Correlation Between Citigroup and UOB Kay
Can any of the company-specific risk be diversified away by investing in both Citigroup and UOB Kay at the same time? Although using a correlation coefficient on its own may not help to predict future stock returns, this module helps to understand the diversifiable risk of combining Citigroup and UOB Kay into the same portfolio, which is an essential part of the fundamental portfolio management process.
By analyzing existing cross correlation between Citigroup and UOB Kay Hian, you can compare the effects of market volatilities on Citigroup and UOB Kay and check how they will diversify away market risk if combined in the same portfolio for a given time horizon. You can also utilize pair trading strategies of matching a long position in Citigroup with a short position of UOB Kay. Check out your portfolio center. Please also check ongoing floating volatility patterns of Citigroup and UOB Kay.

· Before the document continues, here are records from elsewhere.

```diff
@@ -388,26 +401,38 @@
     float mean, rstd;
     row_stats(mean, rstd);
     const float nb = -mean * rstd;
-    const unsigned r_addr = lds0 + LDS_XF + pair * 12 * FRAG + lane16;
+    const unsigned r_addr = lds0 + LDS_XF + pair * KS * FRAG + lane16;
     auto put = [&](auto T_, auto S_) {
       constexpr int T = decltype(T_)::value, S = decltype(S_)::value;
-      float v[8];
-#pragma unroll
-      for (int e = 0; e < 8; ++e) v[e] = fmaf(acc2[T][8 * S + e], rstd, nb);
-      lds_write16<((2 * T + S) % 12) * FRAG>(r_addr, pack8<BF>(v));
+      const f32x16_t y = pk_fma(acc2[T], rstd, nb);
+      const float v[8] = {y[8 * S], y[8 * S + 1], y[8 * S + 2], y[8 * S + 3], y[8 * S + 4], y[8 * S + 5], y[8 * S + 6], y[8 * S + 7]};
+      lds_write16<(2 * T + S) * FRAG>(r_addr, pack8<BF>(v));
     };
-    sfor<6>([&](auto T_) { put(T_, IC<0>{}); put(T_, IC<1>{}); });
+    sfor<NT>([&](auto T_) { put(T_, IC<0>{}); put(T_, IC<1>{}); });
     asm volatile("s_waitcnt lgkmcnt(0)" ::: "memory");
     __builtin_amdgcn_s_barrier();
     __builtin_amdgcn_s_barrier();
-    sfor<6>([&](auto T_) { put(IC<6 + decltype(T_)::value>{}, IC<0>{}); put(IC<6 + decltype(T_)::value>{}, IC<1>{}); });
-    asm volatile("s_waitcnt lgkmcnt(0)" ::: "memory");
-    __builtin_amdgcn_s_barrier();
-  }
-  sfor<NT>([&](auto T_) { add_bias(T_, std::false_type{}, 1); });
+  }
   CS_STAMP(3);
 
-  for (int g = 0; g < 2 * LAGT; ++g) { if constexpr (!(ABL & 16)) __builtin_amdgcn_s_barrier(); }
+  sfor<2 * LAGT>([&](auto G_) {
+    constexpr int T0 = 3 * decltype(G_)::value;
+    f32x4_t b4[2][4];
+    const unsigned a = bv_addr + PC * 4;
+    sfor<4>([&](auto Q_) { lds_read_f4<T0 * 128 + 16 * decltype(Q_)::value>(a, b4[0][decltype(Q_)::value]); });
+    sfor<3>([&](auto I_) {
+      constexpr int I = decltype(I_)::value, T = T0 + I;
+      if constexpr (I < 2) sfor<4>([&](auto Q_) { lds_read_f4<(T + 1) * 128 + 16 * decltype(Q_)::value>(a, b4[(I + 1) & 1][decltype(Q_)::value]); });
+      sfor<4>([&](auto Q_) {
+        constexpr int Q = decltype(Q_)::value;
+        CS_LGKM((I < 2 ? 4 : 0) + 3 - Q);
+#pragma unroll
+        for (int i = 0; i < 4; ++i) acc2[T][4 * Q + i] += b4[I & 1][Q][i];
+      });
+      CS_SB();
+    });
+    if constexpr (!(ABL & 16)) __builtin_amdgcn_s_barrier();
+  });
   const unsigned hb_base = lds0 + LDS_HB + pair * HB_PAIR + lane16;
   int cur_step = TICK;
   h16x8_t hb0;
@@ -506,9 +531,8 @@
         constexpr int T = decltype(T_)::value;
         sfor<2>([&](auto Q_) {
           constexpr int Q = decltype(Q_)::value;
-          float v[8];
-#pragma unroll
-          for (int e = 0; e < 8; ++e) v[e] = fmaf(acc2[T][8 * Q + e], rstd, nb);
+          const f32x16_t y = pk_fma(acc2[T], rstd, nb);
+          const float v[8] = {y[8 * Q], y[8 * Q + 1], y[8 * Q + 2], y[8 * Q + 3], y[8 * Q + 4], y[8 * Q + 5], y[8 * Q + 6], y[8 * Q + 7]};
           lds_write16<T * 64 + 16 * Q>(su, pack8<BF>(v));
         });
       });
@@ -518,9 +542,7 @@
   }
   asm volatile("s_waitcnt vmcnt(0)" ::: "memory");
   CS_STAMP(5); CS_STAMP_RT(9);
-#ifdef CS_PANEL_ABLATE
-  if (blockIdx.x < 64 && lane == 0) { unsigned long long* d = g_panel_dbg + (blockIdx.x * 8 + wv) * 16; d[10] = tw_drain; d[11] = tw_vm; d[12] = tw_bar; }
-#endif
+  CS_STAMP_DUMP;
 }
 
 __device__ __forceinline__ int panel_perm(int i) { return 16 * ((i >> 2) & 1) + (i & 3) + 4 * (i >> 3); }
diff --git a/crossscore_amd/csrc/panel_shared.h b/crossscore_amd/csrc/panel_shared.h
--- a/crossscore_amd/csrc/panel_shared.h
+++ b/crossscore_amd/csrc/panel_shared.h
@@ -106,6 +106,20 @@
   return __uint_as_float(r[0]) + __uint_as_float(r[1]);
 }
 
+__device__ __forceinline__ f32x16_t pk_fma(const f32x16_t& a, float s, float b) {
+  f32x16_t r;
+#ifdef CS_PANEL_SCALAR_LN
+#pragma unroll
+  for (int i = 0; i < 16; ++i) r[i] = fmaf(a[i], s, b);
+#else
+  f32x16_t ss, bb;
+#pragma unroll
+  for (int i = 0; i < 16; ++i) { ss[i] = s; bb[i] = b; }
+  r = __builtin_elementwise_fma(a, ss, bb);
+#endif
+  return r;
+}
+
 typedef unsigned u32x4_t __attribute__((ext_vector_type(4)));
 template <bool BF>
 __device__ __forceinline__ u32x4_t pack8(const float (&v)[8]) {
@@ -124,6 +138,9 @@
 __device__ __forceinline__ void lds_read_u4(unsigned addr, u32x4_t& w) {
   asm volatile("ds_read_b128 %0, %1 offset:%2" : "=&v"(w) : "v"(addr), "n"(OFF) : "memory");
 }
+__device__ __forceinline__ void global_read_f4(const f32x4_t* src, f32x4_t& w) {
+  asm volatile("global_load_dwordx4 %0, %1, off" : "=&v"(w) : "v"(src) : "memory");
+}
 template <int OFF>
 __device__ __forceinline__ void lds_write16(unsigned addr, u32x4_t v) {
   asm volatile("ds_write_b128 %0, %1 offset:%2" ::"v"(addr), "v"(v), "n"(OFF) : "memory");
```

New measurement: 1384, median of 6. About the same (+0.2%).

Diversification Opportunities for Citigroup and UOB Kay
Average diversification
The 3 months correlation between Citigroup and UOB is 0.16. Overlapping area represents the amount of risk that can be diversified away by holding Citigroup and UOB Kay Hian in the same portfolio, assuming nothing else is changed. The correlation between historical prices or returns on UOB Kay Hian and Citigroup is a relative statistical measure of the degree to which these equity instruments tend to move together. The correlation coefficient measures the extent to which returns on Citigroup are associated (or correlated) with UOB Kay. Values of the correlation coefficient range from -1 to +1, where. The correlation of zero (0) is possible when the price movement of UOB Kay Hian has no effect on the direction of Citigroup i.e., Citigroup and UOB Kay go up and down completely randomly.
Pair Corralation between Citigroup and UOB Kay
Taking into account the 90-day investment horizon Citigroup is expected to generate 0.8 times more return on investment than UOB Kay. However, Citigroup is 1.24 times less risky than UOB Kay. It trades about 0.13 of its potential returns per unit of risk. UOB Kay Hian is currently generating about 0.01 per unit of risk. If you would invest 5,985 in Citigroup on September 25, 2024 and sell it today you would earn a total of 934.00 from holding Citigroup or generate 15.61% return on investment over 90 days.

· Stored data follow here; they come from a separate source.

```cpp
#ifndef SO_RSOS_ONLY_KS
#define SO_RSOS_ONLY_KS -1
#endif
#ifndef SO_RSOS_ONLY_F32
#define SO_RSOS_ONLY_F32 0
#endif
#ifndef SO_RSOS_ONLY_NW
#define SO_RSOS_ONLY_NW 0
#endif

namespace so {

typedef double v4d __attribute__((ext_vector_type(4)));
typedef float v4f __attribute__((ext_vector_type(4)));

#define SO_LDS __attribute__((address_space(3)))
__device__ __forceinline__ int flag_ld(uint32_t a) { return *(const volatile SO_LDS int*)(uintptr_t)a; }
__device__ __forceinline__ void flag_st(uint32_t a, int v) { *(volatile SO_LDS int*)(uintptr_t)a = v; }
#define SO_SPIN_PAUSE(spins, sleep, limit)                         \
    do {                                                           \
        if (++(spins) > (limit)) rsos_wait_failed(sh);             \
        if ((sleep) == 1) __builtin_amdgcn_s_sleep(1);             \
// ... 207 lines not shown
};

__device__ __forceinline__ int uni(int v) { return __builtin_amdgcn_readfirstlane(v); }


#define SO_GLB __attribute__((address_space(1)))

__device__ __forceinline__ void rsos_wait_failed(SO_LDS RsosShared* sh) {
    uint32_t SO_GLB* const e = (uint32_t SO_GLB*)rfl64((int64_t)(uintptr_t)sh->g.err);
    if (e == nullptr) __builtin_trap();
    if ((threadIdx.x & 63) == 0) __hip_atomic_store((uint32_t*)e, 1u, __ATOMIC_RELAXED, __HIP_MEMORY_SCOPE_SYSTEM);
    __threadfence_system();
    asm volatile("s_waitcnt vmcnt(0) lgkmcnt(0)" ::: "memory");
    __builtin_amdgcn_endpgm();
}

#ifndef SO_RSOS_TRACE
#define SO_RSOS_TRACE 0
#endif
__device__ __forceinline__ void rsos_stamp(long long* trace, int wave, int it, int k, int it0 = 400) {
    if constexpr (!SO_RSOS_TRACE) return;
    if (trace != nullptr && blockIdx.x == 0 && (threadIdx.x & 63) == 0 && it >= it0 && it < it0 + kRsosTraceIters)
        ((long long SO_GLB*)trace)[(wave * kRsosTraceIters + (it - it0)) * 8 + k] = clock64();
}

#ifndef SO_RSOS_COUNT
#define SO_RSOS_COUNT 0
#endif
__device__ __forceinline__ void rsos_count_out(long long* trace, int wave, int row, int k, long long v) {
    if constexpr (!SO_RSOS_COUNT) return;
    if (trace != nullptr && blockIdx.x == 0) ((long long SO_GLB*)trace)[((wave * kRsosTraceIters) + row) * 8 + k] = v + 1;
}

struct RsosLds {
    SO_LDS double *taps, *ring, *gtab;
    volatile SO_LDS double *xs, *ss;
    volatile SO_LDS double* xh;
};
__device__ __forceinline__ SO_LDS double* rsos_lds_ptr(const void* p) {
    return (SO_LDS double*)(uintptr_t)__builtin_amdgcn_readfirstlane((uint32_t)(uintptr_t)(const SO_LDS void*)p);
}
#ifndef SO_NSS_EXTRA
#define SO_NSS_EXTRA (ny + 1)
#endif
__host__ __device__ constexpr int rsos_nss(int ny) { return ny + SO_NSS_EXTRA; }
__device__ __forceinline__ RsosLds rsos_carve(double* dyn_, int tapd, int rpitch, int nx, int ns) {
// ... 697 lines not shown
    if (g.store_lo > r0 * g.pr * g.L) return false;
    const int64_t lo_ok = C0.a > 0 ? C0.a : 0, hi_ok = C0.b < g.n_in ? C0.b : g.n_in;
    const int64_t f0 = (r0 * g.pr - g.wp) * g.M + g.wj0, f1 = (r1 * g.pr - g.wp) * g.M + g.wj0 + g.wk;
    return f0 >= lo_ok && f1 <= hi_ok;
}

template <int NY>
__device__ __attribute__((noinline)) void rsos_wproj_y(RsosShared* sh_, double* dyn, int64_t G_, int yi_) {
    constexpr int NX = 2 * NY + 1;
    const int lane = threadIdx.x & 63;
    SO_LDS RsosShared* const sh = (SO_LDS RsosShared*)rsos_lds_ptr(sh_);
    const int64_t G = rfl64(G_);
    const int yi = uni(yi_);
    const SO_LDS RsSos& g = sh->g;
    const RsosLds l = rsos_carve(dyn, uni(g.cyc) > 0 ? 0 : uni(g.ngroups) * uni(g.ks) * 64, uni(g.rpitch), NX, rsos_nss(NY));
    const uint32_t fl_base = (uint32_t)(uintptr_t)sh->flags;
    const int ct = uni(g.ct), K = uni(g.wk);
    const int npairs = (K + 7) >> 3;
    const int c0 = (int)((int64_t)yi * npairs / NY), c1 = (int)((int64_t)(yi + 1) * npairs / NY);
    const double SO_GLB* const V = (const double SO_GLB*)rfl64((int64_t)(uintptr_t)g.mats) + 14 * 64 + lane;
    const SO_LDS DCarrier& C0 = sh->ctl.car[0];
    const int64_t ncg = uni(g.nch) / ct;
    const int gq = lane >> 4, n16 = lane & 15;
    const int64_t r = (G / ncg) * uni(g.rgs) + n16 / ct;
    const int64_t f0 = (r * rfl64(g.pr) - uni(g.wp)) * rfl64(g.M) + uni(g.wj0);
    const double SO_GLB* const row = (const double SO_GLB*)rfl64((int64_t)(uintptr_t)C0.base) +
                                     ((int64_t)((int)(G % ncg) * ct + n16 % ct) * rfl64(C0.cstride) + rfl64(C0.df) + f0 + 2 * gq);
    v4d acc = v4d{0.0, 0.0, 0.0, 0.0};
    auto mm = [&](const double (&a)[16], const v2d (&b)[8]) __attribute__((always_inline)) {
#pragma unroll
        for (int i = 0; i < 8; ++i) {
            acc = __builtin_amdgcn_mfma_f64_16x16x4f64(a[2 * i], b[i][0], acc, 0, 0, 0);
            acc = __builtin_amdgcn_mfma_f64_16x16x4f64(a[2 * i + 1], b[i][1], acc, 0, 0, 0);
        }
    };
    auto load = [&](int c, double (&a)[16], v2d (&b)[8]) __attribute__((always_inline)) {
        const double SO_GLB* const vp = V + (size_t)c * 128;
        const double SO_GLB* const rp = row + (size_t)c * 8;
#pragma unroll
        for (int i = 0; i < 8; ++i) {
            a[2 * i] = vp[i * 128];
            a[2 * i + 1] = vp[i * 128 + 64];
            b[i] = *(const v2d_a8 SO_GLB*)(rp + 8 * i);
        }
    };
    double aA[16], aB[16];
    v2d bA[8], bB[8];
    const int c1f = min(c1, K >> 3);
    const int nfull = c1f > c0 ? (c1f - c0) >> 3 : 0;
    if (nfull > 0) {
        load(c0, aA, bA);
        for (int n = 0; n < nfull; n += 2) {
            const int c = c0 + 8 * n;
            if (n + 1 < nfull) load(c + 8, aB, bB);
            mm(aA, bA);
            if (n + 2 < nfull) load(c + 16, aA, bA);
            if (n + 1 < nfull) mm(aB, bB);
        }
    }
    {
        const int c = c0 + 8 * nfull;
#pragma unroll
        for (int i = 0; i < 8; ++i) {
            const int cc = c + i;
            aA[2 * i] = aA[2 * i + 1] = 0.0;
            bA[i] = v2d{0.0, 0.0};
            if (cc < c1) {
                aA[2 * i] = V[(size_t)(2 * cc) * 64];
                aA[2 * i + 1] = V[(size_t)(2 * cc + 1) * 64];
                const int f = 8 * cc + 2 * gq;
                if (f + 1 < K) bA[i] = *(const v2d_a8 SO_GLB*)(row + 8 * cc);
                else if (f < K) bA[i][0] = row[8 * cc];
            }
        }
        mm(aA, bA);
    }
#pragma unroll
    for (int v = 0; v < 3; ++v) l.ss[(1 + yi) * 192 + v * 64 + lane] = acc[v];
    flag_st(fl_base + 4 * (kRsosFlagWp + yi), 1);
}

template <int NY>
__device__ __attribute__((noinline)) void rsos_wproj_chain(RsosShared* sh_, double* dyn, int64_t G_) {
    constexpr int NX = 2 * NY + 1;
    const int lane = threadIdx.x & 63;
    SO_LDS RsosShared* const sh = (SO_LDS RsosShared*)rsos_lds_ptr(sh_);
    const int64_t G = rfl64(G_);
    const SO_LDS RsSos& g = sh->g;
    const RsosLds l = rsos_carve(dyn, uni(g.cyc) > 0 ? 0 : uni(g.ngroups) * uni(g.ks) * 64, uni(g.rpitch), NX, rsos_nss(NY));
    const uint32_t fl_base = (uint32_t)(uintptr_t)sh->flags;
    const int ct = uni(g.ct), fuse = uni(g.fuse);
    const int gq = lane >> 4, n16 = lane & 15;
    double s[3] = {0.0, 0.0, 0.0};
    if (fuse >= 0) {
        const SO_LDS DCarrier& C0 = sh->ctl.car[0];
        const DLeaf leaf0 = leaf_uniform(sh_->ctl.leaves[min(kCtlLeaves - 1, max(0, uni(C0.slot_leaf[0])))]);
        const int64_t ncg = uni(g.nch) / ct;
        const int64_t r = (G / ncg) * uni(g.rgs) + n16 / ct;
        const int64_t f0 = (r * rfl64(g.pr) - uni(g.wp)) * rfl64(g.M) + uni(g.wj0);
        const double2 sc = rsos_sine_at(f0 + leaf0.df + 1, leaf0.v0, leaf0.v1, leaf0.v2, leaf0.flag);
        const double SO_GLB* const W = (const double SO_GLB*)rfl64((int64_t)(uintptr_t)g.mats) + 14 * 64 + (size_t)((uni(g.wk) + 7) >> 3) * 128;
#pragma unroll
        for (int v = 0; v < 3; ++v) {
            const double t = fma(sc.y, W[gq + 4 * v], sc.x * W[16 + gq + 4 * v]);
            s[v] = fuse == 2 ? -t : t;
        }
    }
    int spins = 0;
    for (;;) {
        const int f = lane < NY ? flag_ld(fl_base + 4 * (kRsosFlagWp + lane)) : 1;
        if (wave_min(f, NY) >= 1) break;
        SO_SPIN_PAUSE(spins, 1, 1 << 22);
    }
#pragma unroll
    for (int yi = 0; yi < NY; ++yi)
#pragma unroll
        for (int v = 0; v < 3; ++v) s[v] += l.ss[(1 + yi) * 192 + v * 64 + lane];
#pragma unroll
    for (int v = 0; v < 3; ++v) l.ss[v * 64 + lane] = s[v];
}

template <int NY>
__device__ __attribute__((noinline)) void rsos_helper(RsosShared* sh_, double* dyn) {
    constexpr int NX = 2 * NY + 1;
    const int lane = threadIdx.x & 63;
    SO_LDS RsosShared* const sh = (SO_LDS RsosShared*)rsos_lds_ptr(sh_);
    const SO_LDS RsSos& g = sh->g;
    const RsosLds l = rsos_carve(dyn, 0, uni(g.rpitch), NX, rsos_nss(NY));
    const int NB = (uni(sh->wpe) + (int)rfl64(g.pr)) * uni(g.ngroups);
    const double SO_GLB* mats = (const double SO_GLB*)rfl64((int64_t)(uintptr_t)g.mats);
    const uint32_t fl_base = (uint32_t)(uintptr_t)sh->flags;
    const int debug = uni(g.debug);
    const bool f32m = uni(g.f32m) != 0 && uni(g.out_f32) != 0;
    double Dk[4];
#pragma unroll
    for (int v = 0; v < 4; ++v) Dk[v] = f32m ? mats[(lane >> 4) * 64 + v * 16 + (lane & 15)] : mats[v * 64 + lane];
    __builtin_amdgcn_s_setprio(1);
    constexpr int res[3] = {kRsosHres0, kRsosHres1, kRsosHres2};
    int hslot[3] = {kRsosHres0 % NX, kRsosHres1 % NX, kRsosHres2 % NX}, hring = 0;
    for (int b0 = 0; b0 < NB; b0 += NY) {
#pragma unroll
        for (int j = 0; j < 3; ++j) {
// ... 60 lines not shown
#pragma unroll
    for (int v = 0; v < 4; ++v) Tk[v] = F32M ? mats[(7 + (lane >> 4)) * 64 + v * 16 + (lane & 15)] : mats[(7 + v) * 64 + lane];
#pragma unroll
    for (int v = 0; v < 3; ++v) Ck[v] = mats[(11 + v) * 64 + lane];
    int cl;
    int nb0;
    {
        const int ri = n16 / ct;
        cl = ((grp.e0m + ri * grp.prMm) & 15) + gq;
        const int64_t ob = grp.ob0 + ri * grp.prL;
        nb0 = ob < 0 ? (int)((-ob) / 16) : 0;
    }
    const SO_LDS char* const ringc = (const SO_LDS char*)l.ring + (uint32_t)n16 * (uint32_t)rpitch * 8u;
    uint32_t yo0;
    int64_t ystep[4];
    const int64_t ybase_e = (int64_t)(grp.cg * ct) * out_pitch + grp.ob0;
#ifndef SO_Y_EARLY
#define SO_Y_EARLY 0
#endif
#ifndef SO_Y_SADDR
#define SO_Y_SADDR 1
#endif
#ifndef SO_ST_NT
#define SO_ST_NT ""
#endif
    const bool yfits = SO_Y_SADDR && uni((int)((((int64_t)(ct - 1) * out_pitch + (int64_t)(16 / ct) * grp.prL + 16) * (int64_t)sizeof(TO)) < ((int64_t)1 << 32)));
    int nbs_all;
    {
        int m = 0x7fffffff;
        int64_t off0 = 0;
#pragma unroll
        for (int v = 0; v < 4; ++v) {
            const int row = gq + 4 * v;
            const int ri = row / ct, cv = row % ct;
            const int64_t ob = grp.ob0 + ri * grp.prL;
            const int64_t off = ((int64_t)cv * out_pitch + (int64_t)ri * grp.prL + n16) * (int64_t)sizeof(TO);
            if (v == 0) off0 = off;
            ystep[v] = rfl64(off - off0);
            const int64_t tl = n_out - ob - n16;
            const int64_t nb = tl <= 0 ? 0 : (tl + 15) / 16;
            m = min(m, (int)(nb > 0x3fffffff ? 0x3fffffff : nb));
        }
        yo0 = (uint32_t)off0;
#pragma unroll
        for (int off = 32; off > 0; off >>= 1) m = min(m, __shfl_xor(m, off, 64));
        nbs_all = uni(m);
    }
// ... 72 lines not shown
        if (pb_ >= nbl_max && pb_ < nbs_all) {
#pragma unroll
            for (int v = 0; v < 4; ++v) put(v, (TO)ay[v]);
        } else {
#pragma unroll
            for (int v = 0; v < 4; ++v) {
                const int64_t m = out_index(v);
                if (m >= slo && m < n_out) put(v, (TO)ay[v]);
            }
        }
    };
    auto back = [&](int sq, double (&sv)[3], v4d& pay_) __attribute__((always_inline)) {
        back_wait(sq, sv);
        if (ppi_ < wp) return;
        rsos_stamp(trace, wave, pb_ / NY, 4, 40);
        back_store(back_mfma(sv, pay_), true);
        rsos_stamp(trace, wave, pb_ / NY, 5, 40);
    };
    using TapT = std::conditional_t<F32M, float, double>;
    auto block = [&](int b, const TapT (&at)[KS], v4d& pin, v4d& pout, int je, int jn) __attribute__((always_inline)) {
        const int wb = pi * M + je - ulo_kw;
        const int need = wb + kw + 16;
        rsos_stamp(trace, wave, b / NY, 0, 40);
        int spins = 0;
        if constexpr (SO_RSOS_COUNT) cnt_in_b += avail < need ? 1 : 0;
        while (avail < need && !(debug & 16)) {
            const int v = lane < NL ? flag_ld(fl_base + 4 * (kRsosFlagLdp + lane)) : 0x7fffffff;
            avail = wave_min(v, NL);
            if (avail < need) {
                SO_SPIN_PAUSE(spins, 2, 1 << 22);
                if constexpr (SO_RSOS_COUNT) ++cnt_in;
            }
        }
        rsos_stamp(trace, wave, b / NY, 1, 40);
        int sq = 0;
        double sv[3] = {0.0, 0.0, 0.0};
        if (pb_ >= 0) {
            sq = flag_ld(f_sseq);
#pragma unroll
            for (int v = 0; v < 3; ++v) sv[v] = l.ss[pslot_ * 192 + v * 64 + lane];
        }
        if (wbm < 0) wbm = wb % RING;
        const int pos = wbm + cl;
        double bx[KS];
        bool have_bx = false;
        [[maybe_unused]] float bf32[KS];
// ... 186 lines not shown
            for (int s = 0; s < KS; ++s) at[s] = tp[s * 64];
            int gn = gi + NY;
            while (gn >= ngroups) gn -= ngroups;
            const int je = uni(sh->jend[gi]), jn = uni(sh->jend[gn]);
            if (cur == 0) block(b, at, payA, payB, je, jn);
            else block(b, at, payB, payA, je, jn);
            cur ^= 1;
        }
        last_back();
    }
}


constexpr int rsos_nthreads(int nw) { return (nw == 17 ? 16 : nw) * 64; }
template <int KS, int NW, typename TO, int CYC>
__device__ __forceinline__ void rsos_body(const double* __restrict__ tab, const int* __restrict__ jend_g, const RsSos& g, TO* __restrict__ y,
                                          const RsGlobalTables& gsrc, int64_t G0, int64_t Gstep) {
    constexpr bool HW = NW == 17;
    constexpr int NT = rsos_nthreads(NW);
    constexpr int NY = NW >= 16 ? 10 : NW - 2, NL = NW == 16 ? 2 : 1, NX = 2 * NY + 1;
    extern __shared__ double lds_raw[];
    __shared__ RsosShared sh;
    const int wave = uni(threadIdx.x >> 6);
    {
        if (threadIdx.x == 0) {
            sh.g = g;
            sh.gcar = gsrc.car;
            sh.gops = gsrc.ops;
            sh.gleaves = gsrc.leaves;
            sh.y = (void*)y;
            sh.tab = tab;
        }
    }
    if constexpr (CYC == 0)
        for (int i = threadIdx.x; i < g.ngroups * KS * 64; i += NT) lds_raw[i] = tab[i];
    for (int i = threadIdx.x; i < g.ngroups; i += NT) sh.jend[i] = jend_g[i];
    {
        const int* src = reinterpret_cast<const int*>(gsrc.ctl);
        int* dst = reinterpret_cast<int*>(&sh.ctl);
        for (int i = threadIdx.x; i < (int)(sizeof(RsCtl) / 4); i += NT) dst[i] = src[i];
    }
    const int64_t ncg = g.nch / g.ct;
    const int64_t ngrp = ncg * ((g.nranges + g.rgs - 1) / g.rgs);
    double* const ss = lds_raw + (CYC > 0 ? 0 : (size_t)g.ngroups * KS * 64) + (size_t)16 * g.rpitch + (size_t)NX * 192;
    const int ru = g.ct < 8 ? g.ct : 8;
    for (int64_t G = G0; G < ngrp; G += Gstep) {
        __syncthreads();
        if (threadIdx.x < kRsosFlags) sh.flags[threadIdx.x] = 0;
        if (threadIdx.x < 192) ss[threadIdx.x] = 0.0;
        if (threadIdx.x == 0) {
            const bool pj = NW != 16 && NW != 17 && rsos_wproj_group(sh, G);
            sh.proj = pj ? 1 : 0;
            sh.wpe = pj ? 0 : g.wp;
            if (pj) sh.flags[kRsosFlagSseq] = -1;
        }
        __syncthreads();
        const bool proj = sh.proj != 0;
        if (wave == 0) {
            if (!(g.debug & 64)) {
                if (proj) rsos_wproj_chain<NY>(&sh, lds_raw, G);
                const int nk = (g.debug & 131072) ? 3 : (2 * g.nsec + 3) / 4;
                if (nk <= 1) rsos_chain<NY, 1>(&sh, lds_raw, G);
                else if (nk == 2) rsos_chain<NY, 2>(&sh, lds_raw, G);
                else rsos_chain<NY, 3>(&sh, lds_raw, G);
            }
        } else if (NW == 16 && (wave == 13 || wave == 14)) {
            if (!g.gsplit || (g.debug & 256) || g.src32) continue;
            const int q = wave - 13;
            if (g.arr2) {
                if constexpr (NL == 2) {
                    if (ru == 8) rsos_loader<NY, NL, 8, false, 0, 2, true>(&sh, lds_raw, G, q);
                    else if (ru == 4) rsos_loader<NY, NL, 4, false, 0, 2, true>(&sh, lds_raw, G, q);
                    else if (ru == 2) rsos_loader<NY, NL, 2, false, 0, 2, true>(&sh, lds_raw, G, q);
                }
            } else if (ru == 2) {
                if (g.rpitch == 770) rsos_loader<NY, NL, 2, false, 770 * 8, 2>(&sh, lds_raw, G, q);
                else if (g.rpitch == 642) rsos_loader<NY, NL, 2, false, 642 * 8, 2>(&sh, lds_raw, G, q);
                else rsos_loader<NY, NL, 2, false, 0, 2>(&sh, lds_raw, G, q);
            } else if (ru == 4) {
                if (g.rpitch == 770) rsos_loader<NY, NL, 4, false, 770 * 8, 2>(&sh, lds_raw, G, q);
// ... 233 lines not shown
```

Time Period | 3 Months [change] |
Direction | Moves Together |
Strength | Insignificant |
Accuracy | 95.24% |
Values | Daily Returns |
Citigroup vs. UOB Kay Hian
Performance |
Timeline |
Citigroup |
UOB Kay Hian |
Citigroup and UOB Kay Volatility Contrast
Predicted Return Density |
Returns |
Pair Trading with Citigroup and UOB Kay
The main advantage of trading using opposite Citigroup and UOB Kay positions is that it hedges away some unsystematic risk. Because of two separate transactions, even if Citigroup position performs unexpectedly, UOB Kay can make up some of the losses. Pair trading also minimizes risk from directional movements in the market. For example, if an entire industry or sector drops because of unexpected headlines, the short position in UOB Kay will offset losses from the drop in UOB Kay's long position.The idea behind Citigroup and UOB Kay Hian pairs trading is to make the combined position market-neutral, meaning the overall market's direction will not affect its win or loss (or potential downside or upside). This can be achieved by designing a pairs trade with two highly correlated stocks or equities that operate in a similar space or sector, making it possible to obtain profits through simple and relatively low-risk investment.UOB Kay vs. Trinity Watthana Public | UOB Kay vs. KGI Securities Public | UOB Kay vs. Asia Plus Group | UOB Kay vs. Thitikorn Public |
Check out your portfolio center.Note that this page's information should be used as a complementary analysis to find the right mix of equity instruments to add to your existing portfolios or create a brand new portfolio. You can also try the Watchlist Optimization module to optimize watchlists to build efficient portfolios or rebalance existing positions based on the mean-variance optimization algorithm.